» WORK REQUEST
Scan the listing below and copy each line holding the word "scale".

» DATA EXCERPTS
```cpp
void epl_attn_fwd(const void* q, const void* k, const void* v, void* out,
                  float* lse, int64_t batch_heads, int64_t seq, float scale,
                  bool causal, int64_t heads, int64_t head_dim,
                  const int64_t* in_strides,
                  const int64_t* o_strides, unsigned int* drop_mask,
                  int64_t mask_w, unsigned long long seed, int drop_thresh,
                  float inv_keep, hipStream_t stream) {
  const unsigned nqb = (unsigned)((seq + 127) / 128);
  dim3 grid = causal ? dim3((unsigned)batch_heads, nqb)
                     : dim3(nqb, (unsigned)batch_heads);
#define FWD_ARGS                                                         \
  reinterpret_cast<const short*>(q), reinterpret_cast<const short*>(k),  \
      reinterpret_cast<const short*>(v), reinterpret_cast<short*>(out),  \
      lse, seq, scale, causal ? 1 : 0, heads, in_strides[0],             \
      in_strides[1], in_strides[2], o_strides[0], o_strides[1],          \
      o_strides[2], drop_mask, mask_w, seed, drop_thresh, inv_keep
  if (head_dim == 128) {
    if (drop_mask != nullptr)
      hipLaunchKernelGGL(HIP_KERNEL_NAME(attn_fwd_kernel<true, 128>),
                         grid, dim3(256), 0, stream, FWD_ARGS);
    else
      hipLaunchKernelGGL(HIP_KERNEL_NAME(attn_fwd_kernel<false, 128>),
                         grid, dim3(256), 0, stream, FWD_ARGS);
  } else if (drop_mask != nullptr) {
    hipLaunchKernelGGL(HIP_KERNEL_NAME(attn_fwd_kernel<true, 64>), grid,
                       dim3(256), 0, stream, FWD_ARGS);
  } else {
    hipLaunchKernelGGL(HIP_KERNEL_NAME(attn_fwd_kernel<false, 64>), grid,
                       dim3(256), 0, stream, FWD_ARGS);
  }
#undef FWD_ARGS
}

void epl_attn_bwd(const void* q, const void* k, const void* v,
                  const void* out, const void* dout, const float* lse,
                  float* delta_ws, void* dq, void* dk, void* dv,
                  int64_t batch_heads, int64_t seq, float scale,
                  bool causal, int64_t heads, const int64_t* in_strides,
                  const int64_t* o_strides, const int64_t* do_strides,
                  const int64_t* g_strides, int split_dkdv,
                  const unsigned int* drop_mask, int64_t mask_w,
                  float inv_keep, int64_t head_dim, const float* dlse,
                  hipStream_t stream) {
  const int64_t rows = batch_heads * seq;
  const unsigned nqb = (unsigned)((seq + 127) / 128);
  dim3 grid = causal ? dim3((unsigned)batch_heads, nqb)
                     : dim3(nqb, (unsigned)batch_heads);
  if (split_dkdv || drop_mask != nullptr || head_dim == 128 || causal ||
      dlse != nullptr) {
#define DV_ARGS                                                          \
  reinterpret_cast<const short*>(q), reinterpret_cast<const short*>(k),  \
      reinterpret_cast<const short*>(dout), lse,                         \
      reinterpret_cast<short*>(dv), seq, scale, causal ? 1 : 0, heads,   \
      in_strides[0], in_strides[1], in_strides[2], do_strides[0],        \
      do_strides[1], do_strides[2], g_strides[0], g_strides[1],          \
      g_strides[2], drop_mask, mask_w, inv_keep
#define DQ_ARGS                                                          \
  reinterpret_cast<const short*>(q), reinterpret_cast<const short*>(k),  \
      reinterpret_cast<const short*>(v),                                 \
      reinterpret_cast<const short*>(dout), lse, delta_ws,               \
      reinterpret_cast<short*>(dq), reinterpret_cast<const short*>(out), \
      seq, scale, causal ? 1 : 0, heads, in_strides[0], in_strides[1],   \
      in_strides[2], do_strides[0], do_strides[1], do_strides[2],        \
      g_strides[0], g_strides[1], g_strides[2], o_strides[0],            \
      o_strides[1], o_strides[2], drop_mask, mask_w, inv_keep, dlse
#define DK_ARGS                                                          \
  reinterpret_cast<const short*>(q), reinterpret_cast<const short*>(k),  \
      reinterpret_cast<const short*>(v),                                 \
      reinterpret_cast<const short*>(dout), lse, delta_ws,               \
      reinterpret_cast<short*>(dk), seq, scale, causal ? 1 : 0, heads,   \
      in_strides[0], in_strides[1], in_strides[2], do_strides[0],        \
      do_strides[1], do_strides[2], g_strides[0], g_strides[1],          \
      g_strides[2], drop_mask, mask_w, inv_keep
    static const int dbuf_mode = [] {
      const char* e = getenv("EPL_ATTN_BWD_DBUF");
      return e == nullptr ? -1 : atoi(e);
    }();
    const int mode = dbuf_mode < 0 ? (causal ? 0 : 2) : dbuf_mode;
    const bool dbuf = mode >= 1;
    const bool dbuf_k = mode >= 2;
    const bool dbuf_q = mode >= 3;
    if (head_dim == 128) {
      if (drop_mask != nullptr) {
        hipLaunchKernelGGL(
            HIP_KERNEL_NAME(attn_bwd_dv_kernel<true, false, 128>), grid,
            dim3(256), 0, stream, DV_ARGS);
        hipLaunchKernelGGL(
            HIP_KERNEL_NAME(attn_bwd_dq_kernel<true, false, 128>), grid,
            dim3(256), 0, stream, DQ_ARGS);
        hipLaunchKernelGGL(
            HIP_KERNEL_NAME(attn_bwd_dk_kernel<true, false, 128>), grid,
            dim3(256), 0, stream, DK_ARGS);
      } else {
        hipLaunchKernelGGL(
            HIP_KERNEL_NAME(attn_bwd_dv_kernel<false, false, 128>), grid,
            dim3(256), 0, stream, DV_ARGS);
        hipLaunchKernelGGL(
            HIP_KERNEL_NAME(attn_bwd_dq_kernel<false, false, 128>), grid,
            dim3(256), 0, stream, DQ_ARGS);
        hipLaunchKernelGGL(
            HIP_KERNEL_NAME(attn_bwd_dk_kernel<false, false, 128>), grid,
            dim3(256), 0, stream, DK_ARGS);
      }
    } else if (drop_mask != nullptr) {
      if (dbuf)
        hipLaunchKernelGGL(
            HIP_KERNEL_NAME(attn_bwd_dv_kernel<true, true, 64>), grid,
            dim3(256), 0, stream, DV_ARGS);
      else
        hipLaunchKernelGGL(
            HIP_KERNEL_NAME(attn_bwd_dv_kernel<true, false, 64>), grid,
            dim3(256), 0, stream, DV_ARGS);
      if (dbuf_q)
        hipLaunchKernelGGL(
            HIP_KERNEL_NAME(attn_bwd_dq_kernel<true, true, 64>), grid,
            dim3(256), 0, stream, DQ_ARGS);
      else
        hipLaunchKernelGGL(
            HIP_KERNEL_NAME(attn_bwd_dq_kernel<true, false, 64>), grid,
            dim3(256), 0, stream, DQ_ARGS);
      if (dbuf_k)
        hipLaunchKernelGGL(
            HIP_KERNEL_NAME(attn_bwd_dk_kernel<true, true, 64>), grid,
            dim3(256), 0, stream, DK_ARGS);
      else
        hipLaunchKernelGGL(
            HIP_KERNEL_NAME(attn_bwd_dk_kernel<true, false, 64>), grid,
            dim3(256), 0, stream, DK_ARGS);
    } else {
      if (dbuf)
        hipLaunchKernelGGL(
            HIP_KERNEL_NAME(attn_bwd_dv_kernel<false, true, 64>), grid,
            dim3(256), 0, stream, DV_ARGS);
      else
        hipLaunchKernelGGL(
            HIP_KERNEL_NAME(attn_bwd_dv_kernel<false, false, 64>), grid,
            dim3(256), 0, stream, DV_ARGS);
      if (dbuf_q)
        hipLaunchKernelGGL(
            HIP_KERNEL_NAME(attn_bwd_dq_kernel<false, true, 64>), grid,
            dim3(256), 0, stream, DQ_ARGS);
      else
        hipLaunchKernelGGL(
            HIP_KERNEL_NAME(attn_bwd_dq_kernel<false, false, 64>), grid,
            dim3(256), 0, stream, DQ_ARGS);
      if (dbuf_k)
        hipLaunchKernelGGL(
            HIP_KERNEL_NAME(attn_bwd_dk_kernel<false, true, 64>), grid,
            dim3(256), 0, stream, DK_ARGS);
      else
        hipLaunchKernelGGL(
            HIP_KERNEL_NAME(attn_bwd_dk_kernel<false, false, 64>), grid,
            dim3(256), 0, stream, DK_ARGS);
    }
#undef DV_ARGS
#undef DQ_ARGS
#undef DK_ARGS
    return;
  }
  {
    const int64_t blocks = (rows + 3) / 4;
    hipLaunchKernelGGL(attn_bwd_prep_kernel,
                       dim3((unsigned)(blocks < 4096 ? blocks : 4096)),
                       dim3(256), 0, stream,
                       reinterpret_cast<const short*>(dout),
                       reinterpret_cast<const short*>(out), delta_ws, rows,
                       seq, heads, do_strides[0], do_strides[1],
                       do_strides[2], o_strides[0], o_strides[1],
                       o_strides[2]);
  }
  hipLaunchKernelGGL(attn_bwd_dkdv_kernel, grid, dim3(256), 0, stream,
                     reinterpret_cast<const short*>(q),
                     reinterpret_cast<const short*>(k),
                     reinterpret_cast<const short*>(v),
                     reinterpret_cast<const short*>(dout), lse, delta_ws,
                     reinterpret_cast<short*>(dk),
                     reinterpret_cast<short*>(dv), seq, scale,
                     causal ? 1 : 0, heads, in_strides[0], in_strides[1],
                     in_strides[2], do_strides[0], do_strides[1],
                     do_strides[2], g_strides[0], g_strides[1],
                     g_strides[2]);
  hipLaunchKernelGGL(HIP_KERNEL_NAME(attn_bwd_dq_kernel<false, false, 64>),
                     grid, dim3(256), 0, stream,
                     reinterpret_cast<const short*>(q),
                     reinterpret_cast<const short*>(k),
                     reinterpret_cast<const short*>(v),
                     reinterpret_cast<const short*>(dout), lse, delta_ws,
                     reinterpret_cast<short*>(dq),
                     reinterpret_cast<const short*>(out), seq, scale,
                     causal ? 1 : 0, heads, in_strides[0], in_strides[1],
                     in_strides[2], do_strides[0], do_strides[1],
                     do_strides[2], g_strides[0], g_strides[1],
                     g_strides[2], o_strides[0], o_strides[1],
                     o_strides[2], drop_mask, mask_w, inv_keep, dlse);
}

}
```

» RESULT OF THIS TASK
                  float* lse, int64_t batch_heads, int64_t seq, float scale,
      lse, seq, scale, causal ? 1 : 0, heads, in_strides[0],             \
                  int64_t batch_heads, int64_t seq, float scale,
      reinterpret_cast<short*>(dv), seq, scale, causal ? 1 : 0, heads,   \
      seq, scale, causal ? 1 : 0, heads, in_strides[0], in_strides[1],   \
      reinterpret_cast<short*>(dk), seq, scale, causal ? 1 : 0, heads,   \
                     reinterpret_cast<short*>(dv), seq, scale,
                     reinterpret_cast<const short*>(out), seq, scale,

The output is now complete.